The pending House version of the 2024 defense authorization bill calls on the Pentagon to study imposing a naval blockade that would prevent oil shipments from reaching China. A section added during markup of the bill in June would direct Defense Secretary Lloyd Austin to produce a report to Congress in six months on how the military can conduct one or more naval blockades on shipments of fossil fuels bound for China during a war.
The reporting requirement must survive the House-Senate conference to get into the final bill, but it stands as a clear signal that many in Congress want the military better prepared for a war with China.
Contradictions
The proposed Pentagon study would examine how China would meet its large energy and fuel demands during a blockade. It also would look at naval forces that would be used in a blockade and how China could circumvent the blockade, such as through alternate air and land routes.
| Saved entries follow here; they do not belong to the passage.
void Arch::buildLaunches() {
  std::vector<Stage> st = stages;
  if (fuse) fusePasses(st);
  const unsigned long long LP = (unsigned long long)n * 8;
  const unsigned long long bconvPorts = (unsigned long long)config->getValueOr("bconv_num_high", 1) * config->getValueOr("bconv_num_width", 1);
  const int useMask[9] = {3, 15, 7, 5, 5, 1, 5, 1, 13};

  struct Part { std::string name; int key; std::vector<Instruction *> ins; int depth = 0; };
  std::vector<Part> parts;
  for (const Stage &s : st) {
    size_t first = parts.size();
    for (Instruction *i : s.ins) {
      const bool nip = i->ops == IP && std::find(i->ipCoeff.begin(), i->ipCoeff.end(), 1) != i->ipCoeff.end();
      int key = !i->ipHoistG.empty() ? 6000 + (int)i->ipX.size() * 100 + (int)i->ipHoistG.size() : nip ? 400 +(int)i->ipX.size() * 10 + (int)i->ipY.size() : i->ops == IP && !i->ipX.empty() ? 300 + (int)i->ipX.size() * 10 + (int)i->ipY.size() : i->fusedTensor ? 200 : i->fusedSubScale ? (i->fMix ? 203 : 201) + (i->fConvIn.empty() ? 0 : 4) : i->ops == MULT ? 100 + i->opcode : (i->ops == NTT && i->passthrough) ? 100 + EWE_COPY : i->ops == AUTO ? 1000 + (int)i->galois : (int)i->ops + (i->secondOnly ? 5000 : 0);
      size_t p = first;
      for (; p < parts.size(); ++p)
        if (parts[p].key == key) break;
      if (p == parts.size()) parts.push_back(Part{s.name, key, {}, 0});
      parts[p].ins.push_back(i);
    }
  }
  auto reads = [&](Instruction *i) {
    std::vector<AddrType> v;
    if (i->ops == IP && !i->ipX.empty()) {
      v = i->ipSrc.empty() ? i->ipX : i->ipSrc;
      for (size_t j = 0; j < i->ipConvIn.size(); ++j)
        if (!i->ipConvIn[j].empty()) { v[j] = i->ipConvIn[j][0]; v.insert(v.end(), i->ipConvIn[j].begin() + 1, i->ipConvIn[j].end()); }
      for (auto &y : i->ipY) v.insert(v.end(), y.begin(), y.end());
      return v;
    }
    if (i->ops == BCONV_STEP2) v.assign(i->operandList.begin(), i->operandList.end() - 1);
    else if (i->ops == MULT) { for (int b = 0; b < 4; ++b) if (useMask[i->opcode] & (1 << b)) v.push_back(i->operandList[b]); }
    else v.push_back(i->operandList[0]);
    if (i->fusedSubScale) { v.push_back(i->fMinuend); if (i->fAddend) v.push_back(i->fAddend); if (i->fMix) v.push_back(i->fMix); }
    if (!i->fConvIn.empty()) { v[0] = i->fConvIn[0]; v.insert(v.end(), i->fConvIn.begin() + 1, i->fConvIn.end()); }
    if (i->fusedEpi) { v.push_back(i->fSubFrom); if (i->fAdd) v.push_back(i->fAdd); }
    return v;
  };
  auto writes = [&](Instruction *i) {
    std::vector<AddrType> v = {i->OutputOperand};
    v.insert(v.end(), i->extraOutputs.begin(), i->extraOutputs.end());
    for (size_t j = 0; j < i->ipCoeff.size(); ++j)
      if (i->ipCoeff[j]) v.push_back(i->ipX[j]);
    return v;
  };
  std::map<AddrType, int> writerDepth, readerDepth;
  int serial = 0;
  for (Part &p : parts) {
    int d = 0;
    for (Instruction *i : p.ins) {
      for (AddrType a : reads(i)) { auto w = writerDepth.find(a); if (w != writerDepth.end()) d = std::max(d, w->second + 1); }
      for (AddrType o : writes(i)) {
        auto w = writerDepth.find(o); if (w != writerDepth.end()) d = std::max(d, w->second + 1);
        auto r = readerDepth.find(o); if (r != readerDepth.end()) d = std::max(d, r->second + 1);
      }
    }
    if (!fuse) d = serial++;
    p.depth = d;
    for (Instruction *i : p.ins) {
      for (AddrType a : reads(i)) { int &r = readerDepth[a]; r = std::max(r, d); }
      for (AddrType o : writes(i)) writerDepth[o] = d;
    }
  }
  std::map<AddrType, uint32_t> ownerOfAddr;
  if (world_ > 1) {
    for (const InputFill &f : fills)
      for (size_t i = 0; i < f.addrs.size(); ++i) ownerOfAddr[f.addrs[i]] = owner(f.mods[i]);
    for (const Part &p : parts)
      for (Instruction *i : p.ins)
        for (AddrType o : writes(i)) ownerOfAddr[o] = owner(i->mod_id);
  }
  const uint32_t logLen = logN - (uint32_t)__builtin_ctz(world_);
  std::map<AddrType, int> slotOfAddr;
  int nextSlot = 0;
  int maxDepth = 0;
  for (const Part &p : parts) maxDepth = std::max(maxDepth, p.depth);
  for (int d = 0; d <= maxDepth; ++d) {
    std::vector<int> keysDone;
    for (size_t pi = 0; pi < parts.size(); ++pi) {
      if (parts[pi].depth != d) continue;
      const int key = parts[pi].key;
      if (std::find(keysDone.begin(), keysDone.end(), key) != keysDone.end()) continue;
      keysDone.push_back(key);
      std::vector<const Part *> group;
      for (size_t pj = pi; pj < parts.size(); ++pj)
        if (parts[pj].depth == d && parts[pj].key == key) group.push_back(&parts[pj]);
      Instruction *f = group[0]->ins[0];
      std::vector<Part> mineParts;
      bool nipSharded = false;
      if (world_ > 1 && f->ops == IP && !shardGather)
        for (const Part *g : group)
          for (Instruction *i : g->ins)
            for (auto &cin : i->ipConvIn) nipSharded |= !cin.empty();
      if (nipSharded) {
        struct Dig { std::vector<uint32_t> in, inMods, hand, handMods; };
        std::vector<Dig> digs;
        for (const Part *g : group)
          for (Instruction *i : g->ins)
            for (size_t j = 0; j < i->ipConvIn.size(); ++j) {
              if (i->ipConvIn[j].empty()) continue;
              std::vector<uint32_t> in;
              for (AddrType x : i->ipConvIn[j]) in.push_back(limbOf(x));
              Dig *dg = nullptr;
              for (auto &q : digs) if (q.in == in && q.inMods == i->ipConvMods[j]) dg = &q;
              if (!dg) { digs.push_back(Dig{in, i->ipConvMods[j], {}, {}}); dg = &digs.back(); }
              dg->hand.push_back(limbOf(i->ipX[j]));
              dg->handMods.push_back(i->mod_id);
            }
        const uint32_t per = (uint32_t)limbIndex.size();
        std::vector<Launch *> front, back;
        std::vector<int> outSlots;
        const uint32_t nTiles = cap(logN, "cap_col_slices") / world_;
        for (size_t dj = 0; dj < digs.size(); ++dj) {
          Dig &dg = digs[dj];
          Launch *XI = new Launch, *BC = new Launch, *XO = new Launch;
          XI->kind = Launch::L_EXCH_IN_COL; BC->kind = Launch::L_BCONV_COL; XO->kind = Launch::L_EXCH_OUT_COL;
          XI->statKey = XO->statKey = "XCHG"; BC->statKey = "BCONV";
          BC->name = "ModUp_BCONV_COL_(" + std::to_string(dj) + ")";
          XI->name = BC->name + ":limbs->columns"; XO->name = BC->name + ":columns->limbs";
          for (uint32_t c = 0; c < batch_; ++c) {
            for (size_t x = 0; x < dg.in.size(); ++x) { XI->exLimbs.push_back(dg.in[x] + c * per); XI->exOwners.push_back(owner(dg.inMods[x])); }
            for (size_t x = 0; x < dg.hand.size(); ++x) { XO->exLimbs.push_back(dg.hand[x] + c * per); XO->exOwners.push_back(owner(dg.handMods[x])); }
          }
          std::vector<uint32_t> inRows(XI->exLimbs.size()), outRows(XO->exLimbs.size());
// ... 110 lines not shown
      } else subgroups.push_back(group);
      std::vector<Launch *> front, back;
      for (const std::vector<const Part *> &subgroup : subgroups) {
      const std::vector<const Part *> &group = subgroup;
      f = group[0]->ins[0];
      Launch *L = new Launch;
      if (pipelineDigits)
        for (const Part *g : group) for (int sl : slotsOf(g)) if (std::find(L->waitSlots.begin(), L->waitSlots.end(), sl) == L->waitSlots.end()) L->waitSlots.push_back(sl);
      for (const Part *g : group) L->name += (L->name.empty() ? "" : "+") + g->name;
      size_t count = 0;
      for (const Part *g : group)
        for (Instruction *i : g->ins) { L->refInstructions += i->refInstructions * (i->ops == BCONV_STEP2 ? bconvPorts : 1ull) + i->refExtra; ++count; }
      if (f->ops == IP && !f->ipHoistG.empty()) {
        L->kind = Launch::L_IP_HOISTED; L->statKey = "EWE";
        L->ipTerms = (uint32_t)f->ipX.size(); L->ipOuts = 2; L->hoistG = f->ipHoistG;
        const size_t R = f->ipHoistG.size();
        std::vector<Instruction *> recs;
        for (const Part *g : group) recs.insert(recs.end(), g->ins.begin(), g->ins.end());
        for (Instruction *i : recs) {
          if (i->ipHoistG != f->ipHoistG) { delete L; throw std::runtime_error("hoisted key product: the records of one launch rotate by different elements"); }
          for (AddrType x : i->ipX) L->a.push_back(limbOf(x));
          L->mods.push_back(i->mod_id);
        }
        for (size_t r = 0; r < R; ++r)
          for (Instruction *i : recs)
            for (size_t k = 0; k < 2; ++k) {
              for (AddrType y : i->ipY[r * 2 + k]) L->b.push_back(limbOf(y));
              L->out.push_back(limbOf(r == 0 && k == 0 ? i->OutputOperand : i->extraOutputs[r * 2 + k - 1]));
            }
        L->bytes = (unsigned long long)recs.size() * (L->ipTerms + 2 * R * L->ipTerms + 2 * R) * LP;
      } else if (f->ops == IP && std::find(f->ipCoeff.begin(), f->ipCoeff.end(), 1) != f->ipCoeff.end()) {
        L->kind = Launch::L_NTT_IP; L->statKey = "NTT";
        L->ipTerms = (uint32_t)f->ipX.size(); L->ipOuts = (uint32_t)f->ipY.size();
        unsigned long long lp = 0;
        for (const Part *g : group)
          for (Instruction *i : g->ins) {
            for (size_t j = 0; j < i->ipX.size(); ++j) {
              L->a.push_back(limbOf(i->ipSrc[j])); L->c.push_back(limbOf(i->ipX[j])); L->ipCoeff.push_back(i->ipCoeff[j]);
              lp += i->ipCoeff[j] ? 3 : 1;
            }
            for (size_t j = 0; j < i->ipConvIn.size(); ++j) {
              if (i->ipConvIn[j].empty()) continue;
              std::vector<uint32_t> in;
              for (AddrType x : i->ipConvIn[j]) in.push_back(limbOf(x));
              Launch::Prob *pr = nullptr;
              const bool pk = j < i->ipConvPacked.size() && i->ipConvPacked[j];
              for (auto &q : L->probs) if (q.in == in && q.inMods == i->ipConvMods[j] && q.inPacked == pk) pr = &q;
              if (!pr) { L->probs.push_back(Launch::Prob{in, i->ipConvMods[j], {}, {}}); pr = &L->probs.back(); pr->inPacked = pk; }
              pr->out.push_back(limbOf(i->ipX[j]));
              pr->outMods.push_back(i->mod_id);
              lp -= 1;
            }
            for (auto &y : i->ipY) for (AddrType yy : y) L->b.push_back(limbOf(yy));
            L->out.push_back(limbOf(i->OutputOperand));
            for (AddrType o : i->extraOutputs) L->out.push_back(limbOf(o));
            L->mods.push_back(i->mod_id);
            L->ipInv.push_back(i->ipInvOut ? 1 : 0);
            if (i->ipXGalois) L->xGalois = i->ipXGalois;
            lp += (unsigned long long)L->ipTerms * L->ipOuts + L->ipOuts;
          }
        for (auto &q : L->probs) lp += q.in.size();
        L->bytes = lp * LP;
      } else if (f->ops == IP && !f->ipX.empty()) {
        L->kind = Launch::L_IP; L->statKey = "EWE";
        L->ipTerms = (uint32_t)f->ipX.size(); L->ipOuts = (uint32_t)f->ipY.size();
        for (const Part *g : group)
          for (Instruction *i : g->ins) {
            for (AddrType x : i->ipX) L->a.push_back(limbOf(x));
            for (auto &y : i->ipY) for (AddrType yy : y) L->b.push_back(limbOf(yy));
            L->out.push_back(limbOf(i->OutputOperand));
            for (AddrType o : i->extraOutputs) L->out.push_back(limbOf(o));
            L->mods.push_back(i->mod_id);
            if (i->ipXGalois) L->xGalois = i->ipXGalois;
          }
        L->bytes = (unsigned long long)(L->ipTerms * (1 + L->ipOuts) + L->ipOuts) * LP * count;
      } else if (f->fusedTensor) {
        L->kind = Launch::L_TENSOR; L->statKey = "EWE";
        for (const Part *g : group)
          for (Instruction *i : g->ins) {
            L->a.push_back(limbOf(i->operandList[0])); L->b.push_back(limbOf(i->operandList[3]));
            L->c.push_back(limbOf(i->operandList[2])); L->d.push_back(limbOf(i->operandList[1]));
            L->out.push_back(limbOf(i->extraOutputs[0])); L->out1.push_back(limbOf(i->OutputOperand)); L->out2.push_back(limbOf(i->extraOutputs[1]));
            L->mods.push_back(i->mod_id);
          }
        L->bytes = 7 * LP * count;
      } else if (f->fusedSubScale) {
        L->kind = Launch::L_NTT_SUBSCALE; L->statKey = "NTT";
        bool anyAddend = false;
        bool anyAddGalois = false;
        for (const Part *g : group)
          for (Instruction *i : g->ins) { anyAddend |= i->fAddend != 0; anyAddGalois |= i->fAddendGalois != 0; }
        for (const Part *g : group)
          for (Instruction *i : g->ins) {
            L->a.push_back(limbOf(i->operandList[0])); L->b.push_back(limbOf(i->fMinuend));
            if (anyAddend) L->c.push_back(i->fAddend ? limbOf(i->fAddend) : HM_NO_LIMB);
            if (anyAddGalois) L->addGalois.push_back(i->fAddendGalois);
            L->out.push_back(limbOf(i->OutputOperand)); L->mods.push_back(i->mod_id); L->k.push_back(i->constant);
            if (f->fMix) {
              L->d.push_back(limbOf(i->fMix)); L->mixK.push_back(i->fMixConst);
              if (anyAddend) L->addK.push_back(i->fAddendConst ? i->fAddendConst : 1);
            }
          }
        L->hasK = true;
        L->bytes = (anyAddend ? 4 : 3) * LP * count;
        for (const Part *g : group)
          for (Instruction *i : g->ins) {
            if (i->fConvIn.empty()) continue;
            std::vector<uint32_t> in;
            for (AddrType x : i->fConvIn) in.push_back(limbOf(x));
            Launch::Prob *pr = nullptr;
            for (auto &q : L->probs) if (q.in == in && q.inMods == i->fConvMods && q.inPacked == i->inPacked) pr = &q;
            if (!pr) { L->probs.push_back(Launch::Prob{in, i->fConvMods, {}, {}}); pr = &L->probs.back(); pr->inPacked = i->inPacked; L->bytes += LP * in.size(); }
            pr->out.push_back(limbOf(i->OutputOperand));
            pr->outMods.push_back(i->mod_id);
            L->bytes -= LP;
          }
      } else if (f->ops == NTT && f->passthrough) {
        L->kind = Launch::L_EWE; L->opcode = EWE_COPY; L->statKey = "EWE";
        for (const Part *g : group)
          for (Instruction *i : g->ins) { L->a.push_back(limbOf(i->operandList[0])); L->out.push_back(limbOf(i->OutputOperand)); L->mods.push_back(i->mod_id); }
        L->bytes = 2 * LP * count;
      } else if (f->ops == NTT || f->ops == INTT) {
        L->kind = f->ops == NTT ? Launch::L_NTT : Launch::L_INTT; L->statKey = "NTT";
        L->secondOnly = f->secondOnly;
        bool anyInGalois = false;
        for (const Part *g : group)
          for (Instruction *i : g->ins) anyInGalois |= i->inGalois != 0;
        for (const Part *g : group)
          for (Instruction *i : g->ins) {
            if (anyInGalois) L->inGalois.push_back(i->inGalois);
            L->a.push_back(limbOf(i->operandList[0])); L->out.push_back(limbOf(i->OutputOperand)); L->mods.push_back(i->mod_id);
            L->k.push_back(i->hasConstant ? i->constant : 1);
            L->hasK |= i->hasConstant;
            if (f->ops == INTT) L->outPacked.push_back(i->packedOut ? 1 : 0);
          }
        L->bytes = 2 * LP * count;
      } else if (f->ops == AUTO) {
        L->kind = Launch::L_AUTO; L->statKey = "AUTO"; L->galois = f->galois;
        for (const Part *g : group)
          for (Instruction *i : g->ins) { L->a.push_back(limbOf(i->operandList[0])); L->out.push_back(limbOf(i->OutputOperand)); }
        L->bytes = 2 * LP * count;
      } else if (f->ops == MULT) {
        L->kind = Launch::L_EWE; L->opcode = f->opcode; L->statKey = "EWE";
        const int m = useMask[f->opcode];
        int nops = 1;
        for (int b = 0; b < 4; ++b) nops += (m >> b) & 1;
        std::vector<Instruction *> recs;
        for (const Part *g : group) recs.insert(recs.end(), g->ins.begin(), g->ins.end());
        std::stable_sort(recs.begin(), recs.end(), [](const Instruction *x, const Instruction *y) { return x->mod_id < y->mod_id; });
        for (Instruction *i : recs) {
          auto get = [&](int b) { return (m & (1 << b)) ? limbOf(i->operandList[b]) : 0u; };
          L->a.push_back(get(0)); L->b.push_back(get(1)); L->c.push_back(get(2)); L->d.push_back(get(3));
          L->out.push_back(limbOf(i->OutputOperand)); L->mods.push_back(i->mod_id);
          L->k.push_back(i->hasConstant ? i->constant : 0);
          L->hasK |= i->hasConstant;
        }
        L->bytes = (unsigned long long)nops * LP * count;
      } else if (f->ops == BCONV_STEP2) {
        L->kind = Launch::L_BCONV; L->statKey = "BCONV";
        for (const Part *g : group) {
          for (Instruction *i : g->ins) {
            std::vector<uint32_t> in;
            for (size_t x = 0; x + 1 < i->operandList.size(); ++x) in.push_back(limbOf(i->operandList[x]));
            Launch::Prob *pr = nullptr;
            for (auto &q : L->probs) if (q.in == in && q.inMods == i->inMods && q.epi == i->fusedEpi && q.epAdd == (i->fAdd != 0) && q.inPacked == i->inPacked) pr = &q;
            if (!pr) { L->probs.push_back(Launch::Prob{in, i->inMods, {}, {}}); pr = &L->probs.back(); pr->epi = i->fusedEpi; pr->epAdd = i->fAdd != 0; pr->inPacked = i->inPacked; }
            pr->out.push_back(limbOf(i->OutputOperand));
            pr->outMods.push_back(i->mod_id);
            if (i->fusedEpi) {
              pr->epA.push_back(limbOf(i->fSubFrom)); pr->epK.push_back(i->constant);
              if (i->fAdd) pr->epB.push_back(limbOf(i->fAdd));
              L->bytes += LP * (i->fAdd ? 2 : 1);
            }
          }
        }
        if (world_ > 1 && batch_ > 1 && !shardGather) {
          const uint32_t per = (uint32_t)limbIndex.size();
          const size_t p0 = L->probs.size();
          for (uint32_t c = 1; c < batch_; ++c)
            for (size_t i = 0; i < p0; ++i) {
              Launch::Prob q = L->probs[i];
              for (uint32_t &x : q.in) x += c * per;
              for (uint32_t &x : q.out) x += c * per;
              L->probs.push_back(q);
            }
          L->refInstructions *= batch_;
        }
        for (auto &q : L->probs) L->bytes += LP * (q.in.size() + q.out.size());
        if (world_ > 1 && !shardGather) {
          Launch *XI = new Launch, *XO = new Launch;
          XI->kind = Launch::L_EXCH_IN; XO->kind = Launch::L_EXCH_OUT; XI->statKey = XO->statKey = "XCHG";
          XI->name = L->name + ":limbs->slices"; XO->name = L->name + ":slices->limbs";
          std::vector<uint32_t> inOwn, outOwn;
          for (auto &q : L->probs) {
            for (size_t x = 0; x < q.in.size(); ++x) {
              size_t pos = std::find(XI->exLimbs.begin(), XI->exLimbs.end(), q.in[x]) - XI->exLimbs.begin();
              if (pos == XI->exLimbs.size()) { XI->exLimbs.push_back(q.in[x]); XI->exOwners.push_back(owner(q.inMods[x])); }
            }
            for (size_t x = 0; x < q.out.size(); ++x) { XO->exLimbs.push_back(q.out[x]); XO->exOwners.push_back(owner(q.outMods[x])); }
          }
          std::vector<uint32_t> inRows(XI->exLimbs.size()), outRows(XO->exLimbs.size());
          hm_slice_rows(XI->exOwners.data(), (uint32_t)inRows.size(), world_, inRows.data());
          hm_slice_rows(XO->exOwners.data(), (uint32_t)outRows.size(), world_, outRows.data());
          size_t o = 0;
          for (auto &q : L->probs) {
            for (uint32_t &x : q.in) x = inRows[std::find(XI->exLimbs.begin(), XI->exLimbs.end(), x) - XI->exLimbs.begin()];
            for (uint32_t &x : q.out) x = outRows[o++];
          }
          L->logLen = XI->logLen = XO->logLen = logLen;
          XI->bytes = LP * XI->exLimbs.size() / world_;
          XO->bytes = LP * XO->exLimbs.size() / world_;
          L->bytes /= world_;
// ... 25 lines not shown
  }
}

The U.S.-led study also would examine blocking strategic chokepoints used by Chinese tankers, including the Strait of Malacca, the Taiwan Strait, the Sunda Strait between the Indonesian islands of Java and Sumatra, and the South China and East China seas.
Benjamin Zycher, a senior fellow at the American Enterprise Institute, said past administrations have used Strategic Petroleum Reserve drawdowns in futile attempts to lower fuel prices for American consumers. Unlike administrations that looked positively at domestic fossil fuel production, the Biden administration has adopted contradictory policies on energy use and production, he said.
They include a combination of “net zero” climate policies seeking an end to fossil fuel use and desperate efforts to avoid high gas prices that would have the effect of driving down demand for fossil fuels.
“These goals are impossible to reconcile. That is how we wind up with constraints on domestic oil production combined with supplication to the Saudis for increases in output,” Mr. Zycher stated in a 2022 article.
Mr. Zycher said the Strategic Petroleum Reserve drawdown could assist emergency preparedness. Commercial oil companies also have stocks of an estimated 400 million barrels per day, he said.